# The best rookie coming in the league?



## Sir Magic Boi (Aug 6, 2003)

Lebron or Camelo, this includes one on one ,and team on team on team, don't forget Darko


----------



## RoyWilliams (May 25, 2003)

I dont know whether we will get as good of a look from Darko as we would from Melo and James............However between those two its a toss up for me


----------



## plasticman23 (May 30, 2003)

right now melo is more polished and nba ready. however lebron is a better athlete. i predict melo will put up better numbers this year.


----------



## Ezmo (May 11, 2003)

Melo or wade


----------



## Schottsie (Jun 25, 2003)

I believe that the clear #1 is James, then Anthony, then Sweetney and then Wade.

LeBron is NBA ready- its just hard to belive right now after watching Garnett, Bryant and McGrady take a couple of years to mature. 

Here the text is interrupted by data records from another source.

int launch_gemm(const gp::GemmLaunch& L, const GemmArgs& a, int tA, int tB, int dtype, hipStream_t s) {
  bool ok = true;
  if (L.path == gp::PATH_STREAM) {
    if (dtype == 2) launch_stream<f16>(L, a, tB, s);
    else launch_stream<bf16>(L, a, tB, s);
  } else if (L.path == gp::PATH_TILE) ok = dtype == 2 ? launch_tile<f16>(L, a, tA, tB, s) : launch_tile<bf16>(L, a, tA, tB, s);
  else if (dtype == 1) ok = launch_generic<bf16>(L, a, tA, tB, s);
  else if (dtype == 2) ok = launch_generic<f16>(L, a, tA, tB, s);
  else ok = launch_generic<float>(L, a, tA, tB, s);
  CMX_REQUIRE(ok, CMX_ERR_LAUNCH, "gemm: no kernel for path %d, tile %d x %d, NS %d, KW %d", L.path, L.bm, L.bn, L.ns,
              L.kw);
  if (L.nsplit > 1) {
    if (dtype == 1) launch_reduce<bf16>(L, a, s);
    else if (dtype == 2) launch_reduce<f16>(L, a, s);
    else launch_reduce<float>(L, a, s);
  }
  return CMX_OK;
}

void set_plan(GemmArgs& a, const gp::GemmLaunch& L) {
  a.kt_per_split = L.kt_per_split; a.nsplit = L.nsplit; a.tiles_m = L.tiles_m; a.tiles_n = L.tiles_n;
}

struct RedRec {
  const float* src; float* dst; float* dst2;
  long sg, sb, dg, dg2;
  int ldd, ldd2, G, nblk, rows, cols, csplit, accumulate, zl, cpg, blk0, pad;
};

__global__ __launch_bounds__(256) void reduce_grouped_kernel(const RedRec* __restrict__ recs, int nrec) {
  __shared__ float red[256];
  const int b = blockIdx.x;
  int lo = 0, hi = nrec - 1;
  while (lo < hi) {
    const int mid = (lo + hi + 1) >> 1;
    if (recs[mid].blk0 <= b) lo = mid; else hi = mid - 1;
  }
  const RedRec& r = recs[lo];
  const int zl = r.zl, opb = 256 / zl;
  const int local = b - r.blk0;
  const int g = local / r.cpg, ch = local % r.cpg;
  const int o = threadIdx.x % opb, sl = threadIdx.x / opb;
  const long W = (long)r.rows * r.cols;
  const long w = (long)ch * opb + o;
  float s0 = 0.f, s1 = 0.f, s2 = 0.f, s3 = 0.f;
  if (w < W) {
    const float* p = r.src + (long)g * r.sg + w;
    const long sb = r.sb;
    int k = sl;
    for (; k + 3 * zl < r.nblk; k += 4 * zl) {
      s0 += p[(long)k * sb];
      s1 += p[(long)(k + zl) * sb];
      s2 += p[(long)(k + 2 * zl) * sb];
      s3 += p[(long)(k + 3 * zl) * sb];
    }
    for (; k < r.nblk; k += zl) s0 += p[(long)k * sb];
  }
  float v = (s0 + s1) + (s2 + s3);
// ... 114 lines not shown
              "bias-gradient / upsample / scatter", gh);
  a.gh = gh; a.sAh = p.sAh; a.sBh = p.sBh; a.sCh = p.sCh;
  if (nup) {
    CMX_REQUIRE(up->n <= 3 && G == 1 && !ones_col && N % 8 == 0 && (long)up->oH * up->oW > 0 &&
                M % (up->oH * up->oW) == 0, CMX_ERR_ARG, "gemm: upsample-add epilogue needs G = 1, N %% 8 == 0 and "
                "M a whole number of %d x %d grids", up->oH, up->oW);
    for (int q = 0; q < up->n; ++q) {
      CMX_REQUIRE(up->src[q] && ((uintptr_t)up->src[q] & 15) == 0 && up->h[q] > 0 && up->w[q] > 0, CMX_ERR_ARG,
                  "gemm: upsample-add source %d", q);
      a.up[q] = up->src[q]; a.uh[q] = up->h[q]; a.uw[q] = up->w[q];
    }
    a.nup = up->n; a.uoH = up->oH; a.uoW = up->oW;
  }
  if (p.scR > 0) {
    CMX_REQUIRE(G == 1 || p.sC > 0, CMX_ERR_ARG, "gemm: scatter");
    CMX_REQUIRE((!p.R || lnb) && out_mode == 0 && !ones_col && N == p.scR * p.scR * p.scC && M % (p.scHo * p.scWo) == 0,
                CMX_ERR_ARG, "gemm: patch scatter needs a plain store of N = R*R*C columns");
    a.scatter = 1; a.scH = p.scH; a.scW = p.scW; a.scC = p.scC; a.scR = p.scR; a.scHo = p.scHo; a.scWo = p.scWo;
  }
  set_plan(a, L);
  if (tail) {
    CMX_REQUIRE(fast && N <= 128 && N % 8 == 0 && splitk == 1 && !transA && !transB && out_mode == 0 && !ones_col &&
                    !a.nup && !a.scatter && gh == 1 && !p.mask && a.cvec && dtype != 0,
                CMX_ERR_ARG, "gemm_ln: the LayerNorm epilogue needs the 16-bit path without split-K, forward layouts, a "
                "plain aligned store and N <= 128, N %% 8 == 0 (G=%d M=%d N=%d K=%d)", G, M, N, K);
    CMX_REQUIRE(tail->gamma && tail->beta && tail->y && tail->mean && tail->rstd && ((uintptr_t)tail->y & 15) == 0 &&
                    tail->y != p.C, CMX_ERR_ARG, "gemm_ln: LayerNorm buffers");
    a.tail = 2; a.ln_gamma = tail->gamma; a.ln_beta = tail->beta; a.ln_sg = tail->sg; a.ln_y = tail->y;
    a.ln_mean = tail->mean; a.ln_rstd = tail->rstd; a.ln_eps = tail->eps;
  }
  if (lnb) {
    const bool al = ((uintptr_t)p.C & 15) == 0 && ((uintptr_t)lnb->x & 15) == 0 && ((uintptr_t)p.R & 15) == 0 &&
                    ((uintptr_t)lnb->dy2 & 15) == 0 && ((uintptr_t)lnb->dxs & 15) == 0;
    const bool rows_ok = a.scatter ? (p.scC == 64 || p.scC == 128) && p.scH == p.scHo * p.scR && p.scW == p.scWo * p.scR
                                   : N <= 128 && N % 8 == 0;
    CMX_REQUIRE(fast && splitk == 1 && !transA && transB && out_mode == 0 && !ones_col && !p.bias && p.act == 0 &&
                    !p.mask && !a.nup && gh == 1 && !p.A2 && a.cvec && al && rows_ok && dtype != 0 &&
                    !tail && lnb->x && lnb->gamma && lnb->mean && lnb->rstd && lnb->part && (!lnb->dxs || p.rscale),
                CMX_ERR_ARG, "gemm_ln_bwd: needs the 16-bit dgrad path (transB) without split-K, 16-B aligned rows, "
                "N <= 128 (N %% 8 == 0), no bias / activation (G=%d M=%d N=%d K=%d)", G, M, N, K);
    a.tail = 3; a.ln_gamma = lnb->gamma; a.ln_sg = lnb->sg; a.ln_mean = const_cast<float*>(lnb->mean); a.ln_rstd = const_cast<float*>(lnb->rstd);
    a.lnb_x = lnb->x; a.lnb_dy2 = lnb->dy2; a.lnb_dxs = lnb->dxs; a.lnb_part = lnb->part;
  }
  if (p.plan) {
    const int nblk = gp::multi_blocks(shape, L);
    if (!nblk) return 0;
    a.kt_per_split = (int)gp::cdiv(K, FBK);
    memset(p.plan, 0, sizeof(*p.plan));
    p.plan->a = a; p.plan->tA = transA; p.plan->tB = transB; p.plan->dtype = dtype;
    p.plan->nblk = nblk;
    p.plan->nk64 = a.kt_per_split;
    return nblk;
  }
  const int st = launch_gemm(L, a, transA, transB, dtype, s);
  return st != CMX_OK ? st : cmx_check_launch("gemm");
}
}

extern "C" {

int cmx_gemm(const void* A, const void* A2, const void* B, void* C, const float* bias, const void* R,
             const float* rscale, const void* mask, float* dbias, float* workspace, int G, int M, int N, int K, int K1,
             int64_t lda, int64_t lda2, int64_t ldb, int64_t ldc, int64_t sA, int64_t sA2, int64_t sB, int64_t sC,
             int64_t sbias, int64_t sdb, int rows_per_sample, int transA, int transB, int act, int out_mode,
             int ones_col, int splitk, int dtype, hipStream_t s) {
  GemmProblem p;
  p.A = A; p.A2 = A2; p.B = B; p.C = C; p.bias = bias; p.R = R; p.rscale = rscale; p.mask = mask; p.dbias = dbias;
  p.workspace = workspace; p.G = G; p.M = M; p.N = N; p.K = K; p.K1 = K1; p.lda = lda; p.lda2 = lda2; p.ldb = ldb;
  p.ldc = ldc; p.sA = sA; p.sA2 = sA2; p.sB = sB; p.sC = sC; p.sbias = sbias; p.sdb = sdb;
  p.rows_per_sample = rows_per_sample; p.transA = transA; p.transB = transB; p.act = act; p.out_mode = out_mode;
  p.ones_col = ones_col; p.splitk = splitk; p.dtype = dtype;
  return gemm_impl(p, s);
}

int cmx_gemm_ln(const void* A, const void* A2, const void* B, void* C, const float* bias, const void* R,
                const float* rscale, int G, int M, int N, int K, int K1, int64_t lda, int64_t lda2, int64_t ldb,
                int64_t ldc, int64_t sA, int64_t sA2, int64_t sB, int64_t sC, int64_t sbias, int rows_per_sample,
                int act, const float* ln_gamma, const float* ln_beta, int64_t ln_sg, float ln_eps, void* ln_y,
                float* ln_mean, float* ln_rstd, int dtype, hipStream_t s) {
  const LnTail t{ln_gamma, ln_beta, (long)ln_sg, ln_y, ln_mean, ln_rstd, ln_eps};
  GemmProblem p;
  p.A = A; p.A2 = A2; p.B = B; p.C = C; p.bias = bias; p.R = R; p.rscale = rscale;
  p.G = G; p.M = M; p.N = N; p.K = K; p.K1 = K1; p.lda = lda; p.lda2 = lda2; p.ldb = ldb; p.ldc = ldc;
  p.sA = sA; p.sA2 = sA2; p.sB = sB; p.sC = sC; p.sbias = sbias; p.rows_per_sample = rows_per_sample; p.act = act;
  p.splitk = 1; p.dtype = dtype; p.tail = &t;
  return gemm_impl(p, s);
}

All four of these guys should have excellent rookie seasons though-


----------



## tigerblue (Apr 22, 2003)

wade baby!


----------



## DownUnderWonder (May 27, 2003)

Bogans will have a Michael Redd Type year straight off the bat, and will put up good percentages.... That said though I think the best will either be LBJ or Sweetney.


----------



## Starbury03 (Aug 12, 2003)

Wade or Banks


----------



## Dakota (Aug 18, 2002)

Melo is the pick to go with. Bron will be right with him though. 

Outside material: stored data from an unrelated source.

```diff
@@ -289,19 +315,19 @@
 }
 
 constexpr long kResolveBlocks = 1024;
-constexpr unsigned kTailResolveWaves = 2;
+constexpr long kTailResolveBlocks = kResolveBlocks / 2;
+
+__host__ __device__ constexpr int tail_waves_per_simd(int words) { return words == 2 ? 7 : 5; }
 
 template <int WORDS, bool VOL>
-__global__ __launch_bounds__(256) void rank_tail_kernel(float* __restrict__ vol, const float* __restrict__ in0,
-                                                        const float* __restrict__ in1, long in1_frame_stride,
-                                                        int64_t* __restrict__ idx, float* __restrict__ best,
-                                                        const unsigned char* __restrict__ flags, int frames, int D, int H,
-                                                        int W, int bs, float eps, WorkList work, RunSource rsrc,
-                                                        unsigned* __restrict__ counters,
-                                                        const unsigned long long* __restrict__ run_rows,
-                                                        const unsigned long long* __restrict__ flag_a,
-                                                        const unsigned long long* __restrict__ flag_b, unsigned n_resolve,
-                                                        unsigned n_runs, unsigned n_decode) {
+__global__ __launch_bounds__(256) __attribute__((amdgpu_waves_per_eu(tail_waves_per_simd(WORDS))))
+void rank_tail_kernel(float* __restrict__ vol, const float* __restrict__ in0, const float* __restrict__ in1,
+                      long in1_frame_stride, int64_t* __restrict__ idx, float* __restrict__ best,
+                      const unsigned char* __restrict__ flags, int frames, int D, int H, int W, int bs, float eps,
+                      WorkList work, RunSource rsrc, unsigned* __restrict__ counters,
+                      const unsigned long long* __restrict__ run_rows, const unsigned long long* __restrict__ flag_a,
+                      const unsigned long long* __restrict__ flag_b, unsigned n_resolve, unsigned n_runs,
+                      unsigned n_decode, unsigned run_shares) {
   extern __shared__ float lds_dyn[];
   const unsigned n_pair = min(n_resolve, n_runs);
   unsigned role, rb;
@@ -315,11 +341,11 @@
   unsigned* stamp = CTD_POST_STAMP_SLOT(role);
   if (role == 0) {
     resolve_role<WORDS, VOL>(lds_dyn, vol, in0, in1, in1_frame_stride, idx, best, D, H, W, bs, eps, work, rsrc, rb, n_resolve,
-                             kTailResolveWaves, stamp);
+                             stamp);
   } else if (role == 1) {
     if constexpr (VOL)
-      runs_role(vol, rsrc.run_vals, counters, run_rows, rsrc.per_frame, 1, H, W, D, bs, (int)(rb >> 2), (int)(rb & 3), 4,
-                (int*)lds_dyn, stamp);
+      runs_role(vol, rsrc.run_vals, counters, run_rows, rsrc.per_frame, 1, H, W, D, bs, (int)(rb / run_shares),
+                (int)(rb % run_shares), (int)run_shares, (int*)lds_dyn, stamp);
   } else {
     decode_role((unsigned long long*)idx, best, flags, counters, flag_a, flag_b, rsrc.per_frame, frames, H, W, D,
                 rb * 4 + (threadIdx.x >> 6), n_decode * 4, stamp);
@@ -333,7 +359,7 @@
 static int launch_resolve(const float* vol, const float* in0, const float* in1, long in1_frame_stride, int64_t* idx,
                           float* best, long total, int D, int H, int W, int bs, float eps, const WorkList& work,
                           hipStream_t stream) {
-  const size_t lds = sizeof(float) * 4 * 2 * ((size_t)bs * bs + (size_t)bs * (bs + D - 1));
+  const size_t lds = sizeof(float) * 4 * ((size_t)bs * bs + (size_t)bs * (bs + D - 1));
   if (lds > 160 * 1024) return CTD_ERR_UNSUPPORTED;
   const long chunks = (total + 255) / 256;
   auto resolve = D <= 128 ? argmax_resolve_kernel<2, VOL> : (D <= 256 ? argmax_resolve_kernel<4, VOL> : argmax_resolve_kernel<8, VOL>);
@@ -348,22 +374,27 @@
 template <bool VOL>
 static int launch_tail(const RankPlan& rp, float* vol, const float* in0, const float* in1, long in1_frame_stride,
                        int64_t* idx, float* best, int frames, int D, int H, int W, int bs, hipStream_t stream) {
-  size_t lds = sizeof(float) * kTailResolveWaves * 2 * ((size_t)bs * bs + (size_t)bs * (bs + D - 1));
+  size_t lds = sizeof(float) * 4 * ((size_t)bs * bs + (size_t)bs * (bs + D - 1));
   if (lds < sizeof(int) * (size_t)H) lds = sizeof(int) * (size_t)H;
   if (lds > 160 * 1024) return CTD_ERR_UNSUPPORTED;
   const long total = (long)frames * H * W;
   const long chunks = (total + 255) / 256;
-  const unsigned n_resolve = rp.eps >= 0.f ? (unsigned)(chunks < kResolveBlocks ? chunks : kResolveBlocks) : 0u;
-  const unsigned n_runs = VOL ? (unsigned)(frames * ceil_div(D, kRunPlanes)) * 4u : 0u;
+  const unsigned n_resolve = rp.eps >= 0.f ? (unsigned)(chunks < kTailResolveBlocks ? chunks : kTailResolveBlocks) : 0u;
   const unsigned n_decode = 128u;
+  const int words = D <= 128 ? 2 : (D <= 256 ? 4 : 8);
+  const long by_lds = (long)(160 * 1024 / lds), by_regs = tail_waves_per_simd(words);
+  const long admitted = (by_lds < by_regs ? by_lds : by_regs) * device_cu_count();
+  const unsigned run_groups = VOL ? (unsigned)(frames * ceil_div(D, kRunPlanes)) : 0u;
+  unsigned run_shares = 4u;
+  while (run_shares > 1u && (long)n_resolve + (long)run_groups * run_shares + n_decode > admitted) run_shares >>= 1;
+  const unsigned n_runs = run_groups * run_shares;
   auto kern = D <= 128 ? rank_tail_kernel<2, VOL> : (D <= 256 ? rank_tail_kernel<4, VOL> : rank_tail_kernel<8, VOL>);
   if (lds > 64 * 1024)
     CTD_HIP_TRY(hipFuncSetAttribute((const void*)kern, hipFuncAttributeMaxDynamicSharedMemorySize, (int)lds));
   const RunSource rsrc = {rp.run_vals, rp.v1, rp.W1, rp.xoff, in1_frame_stride != 0 ? 1 : 0};
   hipLaunchKernelGGL(kern, dim3(n_resolve + n_runs + n_decode), dim3(256), lds, stream, vol, in0, in1, in1_frame_stride, idx,
                      best, rp.flags, frames, D, H, W, bs, rp.eps, rp.work, rsrc, rp.counters, rp.run_rows, rp.flag_a, rp.flag_b,
-                     n_resolve,
-                     n_runs, n_decode);
+                     n_resolve, n_runs, n_decode, run_shares);
   CTD_LAUNCH_CHECK();
   return CTD_OK;
 }
diff --git a/connecting_the_dots_amd/csrc/ctd_ncc_point.h b/connecting_the_dots_amd/csrc/ctd_ncc_point.h
--- a/connecting_the_dots_amd/csrc/ctd_ncc_point.h
+++ b/connecting_the_dots_amd/csrc/ctd_ncc_point.h
@@ -35,8 +35,8 @@
 }
 
 template <int BS>
-__device__ inline float ncc_exact_point_lds_bs(const float* sA, const float* sB, const float* sAq, const float* sBq,
-                                               int span, int off) {
+__device__ inline void ncc_exact_means_lds_bs(const float* sAq, const float* sBq, int span, int off, float& mu0_out,
+                                              float& mu1_out) {
   float mu0 = 0.f, mu1 = 0.f;
   for (int bh = 0; bh < BS; ++bh) {
     float a[BS], b[BS];
@@ -48,6 +48,12 @@
       mu1 += b[bw];
     }
   }
+  mu0_out = mu0;
+  mu1_out = mu1;
+}
+
+template <int BS>
+__device__ inline float ncc_exact_centred_lds_bs(const float* sA, const float* sB, int span, int off, float mu0, float mu1) {
   float s0 = 0.f, s1 = 0.f, dot = 0.f;
   for (int bh = 0; bh < BS; ++bh) {
     float a[BS], b[BS];
```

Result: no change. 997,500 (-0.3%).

I gotta give a shout to Ridnour too, he will contribute awesomely once he gets some pt


----------



## broham (May 23, 2003)

I rank em LeBron, Carmelo, Wade, Milicic

but my darkhorse is cabarkapa....


----------



## Ben1 (May 20, 2003)

LBJ, Wade, Melo & West.


----------



## Dakota (Aug 18, 2002)

West??? where did the Xavier product come from. He is an undersized power forward who is probably nottt going to be the best rookie coming into the league. But I shouldnt be talking because i think Ridnour will light it up. But nonetheless I thought West was a somewhat surprise pick.


----------



## Ben1 (May 20, 2003)

I've always thought that David West is the most NBA-ready power forward rookie.
---------------------
Actually, come and think about it, I'll add Nick Collison to my list too.

1. LBJ
2. Wade
3. Melo
4. Collison
5. West
-----------------
I don't think anyone should have Darko on their list. IMO, Darko was drafted based on his potential and not mainly because of his skills, thus he's not the best rookie. Plus, he won't be getting much playing time in Pistons IMO so he won't be able to showcase his skills as much.


----------



## #1BucksFan (Apr 14, 2003)

Ford.

He might start immediately, he is polished, and he has Iverson like athletic ability


----------



## Dakota (Aug 18, 2002)

> Ford.
> 
> He might start immediately, he is polished, and he has Iverson like ability



I love that pick for best rookie. He will start right away with the Bucks. He also has guys who well help him develop well like Michael Redd and Desmond Mason. He has a good shot at being good right away


----------



## BEEZ (Jun 12, 2002)

> Originally posted by <b>broham</b>!
> but my darkhorse is cabarkapa....



He wont even get off the bench


----------



## CP26 (May 8, 2003)

Jarvis Hayes


----------



## 1/2man-1/2incredible (Sep 30, 2003)

*Top 5*

Gaines
Ford
Hinrich
Sweetney
Melo


----------



## Pacers Fan (Aug 25, 2002)

> Originally posted by <b>Sir Magic Boi</b>!
> Lebron or Camelo, this includes one on one ,and team on team on team, don't forget Darko


Why did you not say anyone out of the top 3 drafted? Anyways as for what i think.

1. Wade
2. Ford
3. James
4. Anthony
5. Gaines
6. Josh Howard
7. Barbosa 
8. Bell
9. Collison
10. Lampe
11. Badiane (had to throw him in there i think this guy could be pretty good)


----------



## BEEZ (Jun 12, 2002)

*Re: Re: The best rookie coming in the league?*



> Originally posted by <b>Pacers Fan</b>!
> 
> 11. Badiane (had to throw him in there i think this guy could be pretty good)


Hes not in the league.


----------



## Pacers Fan (Aug 25, 2002)

*Re: Re: Re: The best rookie coming in the league?*



> Originally posted by <b>BEEZ</b>!
> 
> 
> Hes not in the league.


oh well he will soon come in and make a huge impact!!!:yes:


----------



## JNice (Jul 13, 2002)

> Originally posted by <b>BEEZ</b>!
> 
> 
> 
> He wont even get off the bench


I disagree. Zarko will get some PT this year. The team is in love with him.


----------



## BEEZ (Jun 12, 2002)

> Originally posted by <b>Dee Bo</b>!
> 
> 
> I disagree. Zarko will get some PT this year. The team is in love with him.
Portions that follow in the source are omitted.